Вово сморщилъ лобъ и сдѣлалъ печальную мину, отъ чего сразу подурнѣлъ и постарѣлъ на нѣсколько лѣтъ, сталъ на себя непохожимъ.
-- Ну, ужъ вотъ этого я не ожидалъ никакъ!-- проговорилъ онъ тоже не своимъ голосомъ.-- Что-жъ онъ, Сонечку видѣлъ?
-- Никакъ нѣтъ-съ... они, вѣдь, туда, четыре года тому рѣшили, ни въ жизнь ни ногой. Съ запиской я бѣгалъ, просили прислать барышню, да Лидія Андреевна не пускаютъ, записку прочли, вышли ко мнѣ. Я было къ ручкѣ, а онѣ отъ меня, какъ отъ гадины, голову закинули и такъ гордо: скажи, молъ, своему барину, что онъ напрасно писать безпокоится. Я не стерпѣлъ... про барышню... о здоровья испрашиваю... думалъ, не выбѣжитъ-съ ли... вѣдь, на рукахъ носилъ Сонечку, а она меня за усы таскала, любила меня, «платочкомъ» все называла... Да куда тебѣ! повернулись Лидія Андреевна и дверь за собой затворили. Постоялъ я, постоялъ въ прихожей, все барышню поджидалъ, да такъ ни съ чѣмъ и отъѣхалъ. А вы-то, ваше сіятельство, нешто у Лидіи Андреевны не бываете?
-- Не бываю; но изрѣдка встрѣчаю...
-- И барышню вы видѣли?
-- Недавно видѣлъ... показали мнѣ ее, а то не узналъ бы, вытянулась, вотъ какая большая!
Платонъ опустилъ носъ и высчитывалъ.
-- Какъ же не большая, вѣдь, черезъ три мѣсяца двѣнадцать годковъ будетъ,-- сказалъ онъ.
-- И прехорошенькая, въ отца, или вотъ въ бабушку Софью Михайловну,-- кивнулъ Вово на большой фотографическій портретъ, висѣвшій надъ кроватью.

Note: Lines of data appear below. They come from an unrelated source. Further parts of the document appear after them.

template <int K, int VAR, int EMIT, int W>
__global__ void __launch_bounds__(SEED_THREADS, SEED_MINB_CFG)
k_seed(const uint8_t *__restrict__ bases, uint64_t n_bases, const uint64_t *__restrict__ rec_off, uint64_t off_bias,
       const uint32_t *__restrict__ tile_rec, uint64_t thr, int sem, int with_pos,
       void *__restrict__ out, uint64_t cap, unsigned long long *__restrict__ g_count,
       const ShiftMul smul, uint64_t rec_base, int no_dedup, uint32_t *__restrict__ pend, const GroupOut go, const SlotOut slot) {
    static_assert(W >= SEED_W_MIN && W <= SEED_W_MAX, "run length");
    extern __shared__ __align__(128) uint8_t smem_raw[];
    SeedSmem &S = *reinterpret_cast<SeedSmem *>(smem_raw);
    SeedMeta &M = *reinterpret_cast<SeedMeta *>(S.asc);

    constexpr uint32_t PAD = 64 - 2 * K;
    constexpr uint32_t HI_MASK = (1u << (32 - PAD)) - 1u;
    const int tid = threadIdx.x;
    const uint64_t T0 = (uint64_t)blockIdx.x * SEED_TILE;
    const uint64_t T1 = T0 + SEED_TILE;
    const uint32_t thr_hi = (uint32_t)(thr >> 32);

    const uint64_t remain = n_bases - T0;
    const uint32_t avail = remain < (uint64_t)SEED_ASC_BYTES ? (uint32_t)remain : (uint32_t)SEED_ASC_BYTES;
    const uint32_t nbulk = avail & ~15u;
    const uint32_t mbar = smem_u32(&S.mbar);
    if (tid == 0) {
        asm volatile("mbarrier.init.shared::cta.b64 [%0], 1;" ::"r"(mbar));
        asm volatile("fence.mbarrier_init.release.cluster;" ::: "memory");
    }
    __syncthreads();
    if (tid == 0 && nbulk) {
        asm volatile("mbarrier.arrive.expect_tx.shared::cta.b64 _, [%0], %1;" ::"r"(mbar), "r"(nbulk)
                     : "memory");
        asm volatile(
            "cp.async.bulk.shared::cluster.global.mbarrier::complete_tx::bytes [%0], [%1], %2, [%3];" ::"r"(
                smem_u32(S.asc)),
            "l"(bases + T0), "r"(nbulk), "r"(mbar)
            : "memory");
    }
    for (uint32_t i = nbulk + tid; i < (uint32_t)SEED_ASC_BYTES + 16; i += SEED_THREADS)
        S.asc[i] = (i < avail) ? bases[T0 + i] : (uint8_t)0;
    {
        const uint32_t code = byte_to_seq((uint32_t)tid);
        S.lut[0][tid] = (uint8_t)(code << 6);
        S.lut[1][tid] = (uint8_t)(code << 4);
        S.lut[2][tid] = (uint8_t)(code << 2);
        S.lut[3][tid] = (uint8_t)code;
    }
    if (tid < 8) {
        S.fw[SEED_NCHUNK16 + 1 + tid] = 0u;
        S.cw[SEED_NCHUNK16 + tid] = 0u;
    }
    if (tid == 0) S.fw[0] = 0u;
    if (nbulk) {
        uint32_t done = 0;
        while (!done) {
            asm volatile(
                "{\n\t.reg .pred p;\n\t"
                "mbarrier.try_wait.parity.shared::cta.b64 p, [%1], 0;\n\t"
                "selp.u32 %0, 1, 0, p;\n\t}"
                : "=r"(done)
                : "r"(mbar)
                : "memory");
        }
    }
    __syncthreads();

    for (int ch = tid; ch < SEED_NCHUNK16; ch += SEED_THREADS) {
        const uint4 v = *reinterpret_cast<const uint4 *>(S.asc + 16 * ch);
        const uint32_t w[4] = {v.x, v.y, v.z, v.w};
        uint32_t g[4];
#pragma unroll
        for (int q = 0; q < 4; q++) {
            const uint32_t b0 = __byte_perm(w[q], 0u, 0x4440), b1 = __byte_perm(w[q], 0u, 0x4441);
            const uint32_t b2 = __byte_perm(w[q], 0u, 0x4442), b3 = __byte_perm(w[q], 0u, 0x4443);
            g[q] = ((uint32_t)S.lut[0][b0] | (uint32_t)S.lut[1][b1] | (uint32_t)S.lut[2][b2]) | (uint32_t)S.lut[3][b3];
        }
        const uint32_t lo16 = __byte_perm(g[3], g[2], 0x0040), hi16 = __byte_perm(g[1], g[0], 0x0040);
        const uint32_t f = __byte_perm(lo16, hi16, 0x5410);
        uint32_t x = __brev(f);
        x = ((x >> 1) & 0x55555555u) | ((x & 0x55555555u) << 1);
        S.fw[1 + ch] = f;
        S.cw[ch] = ~x;
    }
    __syncthreads();

    if (tid == 0) M.stage_count = 0u;

    const uint32_t r_lo = tile_rec[blockIdx.x];
    const uint32_t r_hi = tile_rec[blockIdx.x + 1];
    const int lane = tid & 31, wid = tid >> 5;

    for (uint64_t rc = r_lo; rc <= (uint64_t)r_hi; rc += SEED_THREADS) {
        int runs = 0;
        const uint64_t r = rc + tid;
        if (r <= (uint64_t)r_hi) {
            const uint64_t a = rec_off[r] - off_bias, b = rec_off[r + 1] - off_bias;
            const uint64_t L = b - a;
            const uint64_t nv = valid_windows(L, (uint32_t)K, sem, with_pos);
            const uint64_t lo = a > T0 ? a : T0;
            uint64_t hi = a + nv;
            if (hi > T1) hi = T1;
            const int cnt = hi > lo ? (int)(hi - lo) : 0;
            M.rel[tid] = (long long)a - (long long)T0;
            M.s0[tid] = (int)(lo - T0);
            M.cnt[tid] = cnt;
            M.len[tid] = L > 0x7FFFFFFFull ? 0x7FFFFFFF : (int)L;
            runs = (cnt + W - 1) / W;
        }
        int incl = runs;
#pragma unroll
        for (int d = 1; d < 32; d <<= 1) {
            int t = __shfl_up_sync(0xffffffffu, incl, d);
            if (lane >= d) incl += t;
        }
        if (lane == 31) M.warp_tot[wid] = incl;
        __syncthreads();
        int wbase = 0;
#pragma unroll
        for (int w = 0; w < SEED_THREADS / 32; w++) wbase += (w < wid) ? M.warp_tot[w] : 0;
        M.rbase[tid] = wbase + incl - runs;
        if (tid == SEED_THREADS - 1) M.rbase[SEED_THREADS] = wbase + incl;
        __syncthreads();
        const int total = M.rbase[SEED_THREADS];

        {
            const int base5 = tid * SEED_RUNS_PER_THREAD;
#pragma unroll
            for (int e = 0; e < SEED_RUNS_PER_THREAD; e++) M.run_rec[base5 + e] = 0;
            __syncthreads();
            if (runs > 0) M.run_rec[M.rbase[tid]] = (uint16_t)(tid + 1);
            __syncthreads();
            int v[SEED_RUNS_PER_THREAD], m = 0;
#pragma unroll
            for (int e = 0; e < SEED_RUNS_PER_THREAD; e++) { m = max(m, (int)M.run_rec[base5 + e]); v[e] = m; }
            int inc = m;
#pragma unroll
            for (int d = 1; d < 32; d <<= 1) inc = max(inc, __shfl_up_sync(0xffffffffu, inc, d));
            int excl = __shfl_up_sync(0xffffffffu, inc, 1);
            if (lane == 0) excl = 0;
            if (lane == 31) M.warp_tot[wid] = inc;
            __syncthreads();
            int wmax = 0;
#pragma unroll
            for (int w = 0; w < SEED_THREADS / 32; w++) wmax = max(wmax, (w < wid) ? M.warp_tot[w] : 0);
            const int pre = max(excl, wmax);
#pragma unroll
            for (int e = 0; e < SEED_RUNS_PER_THREAD; e++) M.run_rec[base5 + e] = (uint16_t)max(v[e], pre);
            if (tid == 0) M.cand_count = 0u;
            __syncthreads();
        }

        for (int q = tid; q < total; q += SEED_THREADS) {
            const int j = (int)M.run_rec[q] - 1;
            const int ridx = q - M.rbase[j];
            const int p = M.s0[j] + ridx * W;
            const int n = min(W, M.cnt[j] - ridx * W);

            uint32_t F[4], G[4];
            {
                const uint32_t bitpos = 32u + 2u * (uint32_t)p - PAD;
                const uint32_t q0 = bitpos >> 5, sh = bitpos & 31u;
                uint32_t w0 = S.fw[q0], w1 = S.fw[q0 + 1], w2 = S.fw[q0 + 2], w3 = S.fw[q0 + 3],
                         w4 = S.fw[q0 + 4];
                F[0] = __funnelshift_l(w1, w0, sh);
                F[1] = __funnelshift_l(w2, w1, sh);
                F[2] = __funnelshift_l(w3, w2, sh);
                F[3] = __funnelshift_l(w4, w3, sh);
                const uint32_t cq = (uint32_t)p >> 4, csh = ((uint32_t)p & 15u) * 2u;
                uint32_t c0 = S.cw[cq], c1 = S.cw[cq + 1], c2 = S.cw[cq + 2], c3 = S.cw[cq + 3],
                         c4 = S.cw[cq + 4];
                G[0] = __funnelshift_r(c0, c1, csh);
                G[1] = __funnelshift_r(c1, c2, csh);
                G[2] = __funnelshift_r(c2, c3, csh);
                G[3] = __funnelshift_r(c3, c4, csh);
            }
            uint32_t cand = 0u;
#pragma unroll
            for (int i = 0; i < W; i++) {
                const int jb = (2 * i) >> 5;
                const uint32_t sft = (uint32_t)((2 * i) & 31);
                const uint32_t f_hi = __funnelshift_l(F[jb + 1], F[jb], sft) & HI_MASK;
                const uint32_t f_lo = __funnelshift_l(F[jb + 2], F[jb + 1], sft);
                const uint32_t r_lo = __funnelshift_r(G[jb], G[jb + 1], sft);
                const uint32_t r_hi = __funnelshift_r(G[jb + 1], G[jb + 2], sft) & HI_MASK;
                uint32_t c_lo, c_hi;
#if SEED_CANON_MODE == 0
                const uint64_t f = ((uint64_t)f_hi << 32) | f_lo, rr = ((uint64_t)r_hi << 32) | r_lo;
                const uint64_t canon = f < rr ? f : rr;
                c_lo = (uint32_t)canon; c_hi = (uint32_t)(canon >> 32);
#elif SEED_CANON_MODE == 1
                asm("{\n\t.reg .pred p;\n\t.reg .f64 a, b;\n\tmov.b64 a, {%2, %3};\n\tmov.b64 b, {%4, %5};\n\t"
                    "setp.lt.f64 p, a, b;\n\tselp.b32 %0, %2, %4, p;\n\tselp.b32 %1, %3, %5, p;\n\t}"
                    : "=r"(c_lo), "=r"(c_hi) : "r"(f_lo), "r"(f_hi), "r"(r_lo), "r"(r_hi));
#else
                c_lo = r_lo; c_hi = r_hi;
                asm("{\n\t.reg .pred p;\n\t.reg .f64 a, b;\n\tmov.b64 a, {%2, %3};\n\tmov.b64 b, {%4, %5};\n\t"
                    "setp.lt.f64 p, a, b;\n\t@p mad.lo.u32 %0, %2, %6, %7;\n\t@p mad.lo.u32 %1, %3, %6, %7;\n\t}"
                    : "+r"(c_lo), "+r"(c_hi) : "r"(f_lo), "r"(f_hi), "r"(r_lo), "r"(r_hi), "r"(smul.one), "r"(smul.zero));
#endif
                const uint32_t hh = hash_hi32<VAR>(c_lo, c_hi, smul);
#if SEED_CANON_MODE >= 3
                asm("{\n\t.reg .pred p;\n\tsetp.le.u32 p, %1, %2;\n\t@p mad.lo.u32 %0, %3, %4, %0;\n\t}"
                    : "+r"(cand) : "r"(hh), "r"(thr_hi), "r"(smul.one), "r"(1u << i));
#else
                asm("{\n\t.reg .pred p;\n\tsetp.le.u32 p, %1, %2;\n\t@p or.b32 %0, %0, %3;\n\t}"
                    : "+r"(cand) : "r"(hh), "r"(thr_hi), "r"(1u << i));
#endif
            }
            if (n < W) cand &= (1u << n) - 1u;
            while (cand) {
                const int i = __ffs(cand) - 1;
                cand &= cand - 1u;
                const unsigned int ci = atomicAdd(&M.cand_count, 1u);
                if (ci < (unsigned)SEED_CAND) {
                    M.cand[ci] = ((uint32_t)(p + i) << 8) | (uint32_t)j;
                } else {
                    seed_resolve<K, EMIT>(S, M, (uint32_t)(p + i), j, rc, thr, out, cap, g_count, rec_base, no_dedup, pend, go);
                }
            }
        }
        __syncthreads();
        {
            const unsigned int nc = min(M.cand_count, (unsigned)SEED_CAND);
            for (unsigned int ci = tid; ci < nc; ci += SEED_THREADS) {
                const uint32_t e = M.cand[ci];
                seed_resolve<K, EMIT>(S, M, e >> 8, (int)(e & 255u), rc, thr, out, cap, g_count, rec_base, no_dedup, pend, go);
            }
        }
        __syncthreads();
    }

    __syncthreads();
    if (EMIT == 0 && slot.cap) {
        const unsigned int total = M.stage_count;
        const unsigned int lim = min((unsigned)SEED_STAGE, slot.cap);
        const unsigned int nst = min(total, lim);
        if (tid == 0) {
            slot.tile_cnt[blockIdx.x] = nst;
            if (total > lim) atomicExch(slot.overflow, 1u);
        }
        constexpr int NW = SEED_TILE / 32, PER = NW / SEED_THREADS;
        static_assert(NW % SEED_THREADS == 0 && NW <= SEED_CW_WORDS, "bitmap layout");
        uint32_t *bits = S.fw, *pre = S.cw;
        const uint16_t *sp = seed_stage_pos(M);
        for (int i = tid; i < NW; i += SEED_THREADS) bits[i] = 0u;
        __syncthreads();
        for (unsigned int i = tid; i < nst; i += SEED_THREADS) atomicOr(&bits[sp[i] >> 5], 1u << (sp[i] & 31u));
        __syncthreads();
        {
            uint32_t cnt[PER], tot = 0;
#pragma unroll
            for (int e = 0; e < PER; e++) { cnt[e] = __popc(bits[PER * tid + e]); tot += cnt[e]; }
            uint32_t inc = tot;
#pragma unroll
            for (int d = 1; d < 32; d <<= 1) { const uint32_t v = __shfl_up_sync(0xffffffffu, inc, d); if ((tid & 31) >= d) inc += v; }
            if ((tid & 31) == 31) M.warp_tot[tid >> 5] = (int)inc;
            __syncthreads();
            uint32_t base = inc - tot;
            for (int w = 0; w < (tid >> 5); w++) base += (uint32_t)M.warp_tot[w];
#pragma unroll
            for (int e = 0; e < PER; e++) { pre[PER * tid + e] = base; base += cnt[e]; }
        }
        __syncthreads();
        syl_survivor *dst = reinterpret_cast<syl_survivor *>(out) + (uint64_t)blockIdx.x * slot.cap;
        for (unsigned int i = tid; i < nst; i += SEED_THREADS) {
            const uint32_t p = sp[i], w = p >> 5;
            dst[pre[w] + __popc(bits[w] & ((1u << (p & 31u)) - 1u))] = reinterpret_cast<const syl_survivor *>(M.stage)[i];
        }
        return;
    }
    const unsigned int staged = min(M.stage_count, (unsigned)SEED_STAGE);
    if (EMIT == 1 && go.cnt) {
        for (unsigned int i = tid; i < staged; i += SEED_THREADS) {
            const EventRec ev = M.stage[i];
            const uint64_t pos = go.place(ev.hash, g_count, cap);
            if (pos == ~0ull) continue;
            reinterpret_cast<EventRec *>(out)[pos] = ev;
            if (ev.recflag & EV_PENDING) pend[atomicAdd(g_count + 1, 1ull)] = (uint32_t)pos;
        }
        return;
    }
    if (tid == 0 && staged) M.flush_base = atomicAdd(g_count, (unsigned long long)staged);
    __syncthreads();
    if (staged) {
        const unsigned long long base = M.flush_base;
        for (unsigned int i = tid; i < staged; i += SEED_THREADS) {
            if (base + i >= cap) continue;
            if (EMIT == 0) reinterpret_cast<syl_survivor *>(out)[base + i] = reinterpret_cast<const syl_survivor *>(M.stage)[i];
            else {
                const EventRec ev = M.stage[i];
                reinterpret_cast<EventRec *>(out)[base + i] = ev;
                if (ev.recflag & EV_PENDING) pend[atomicAdd(g_count + 1, 1ull)] = (uint32_t)(base + i);
            }
        }
    }
}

-- Какъ же теперь быть?-- растерянно прибавилъ онъ.
-- Да ужъ сдѣлайте божескую милость, помирите вы насъ съ Лидіей Андреевной -- одно осталось.
Вово раздражительно повелъ плечами.
-- Ты опять съ этимъ вздоромъ! Неужели ты понять не можешь, что этого никакъ нельзя?..
-- А коли окромя этого неминучая гибель?..
Они не слышали, какъ проснулся Аникѣевъ, какъ онъ прошелъ по мягкому ковру, и замѣтили его ужъ, когда онъ нѣсколько мгновеній стоялъ у двери.
Платонъ, какъ ужаленный, заметался и юркнулъ въ дверцу въ глубинѣ спальни. Вово тоже совсѣмъ сконфузился, густо покраснѣлъ и не могъ взглянуть на пріятеля,
Аникѣовъ потянулся, зѣвнулъ.
-- Прости, голубчикъ,-- сказалъ онъ:-- видно, я слишкомъ много выпилъ старыхъ винъ у Натальи Порфирьевны... не знаю, такъ это вдругъ заснулъ... Охъ, какъ ужъ поздно!-- прибавилъ онъ, взглянувъ на часы.
-- Да, пора мнѣ!-- встрепенулся Вово.-- Ну, прощай, Миша, Христосъ съ тобою!
Онъ звонко поцѣловалъ Аникѣева и совсѣмъ по-старушечьи, три раза, быстро-быстро перекрестилъ его.
-- А quand?-- спрашивалъ онъ, выходя въ первую комнату и ища свой «клякъ» и шапку.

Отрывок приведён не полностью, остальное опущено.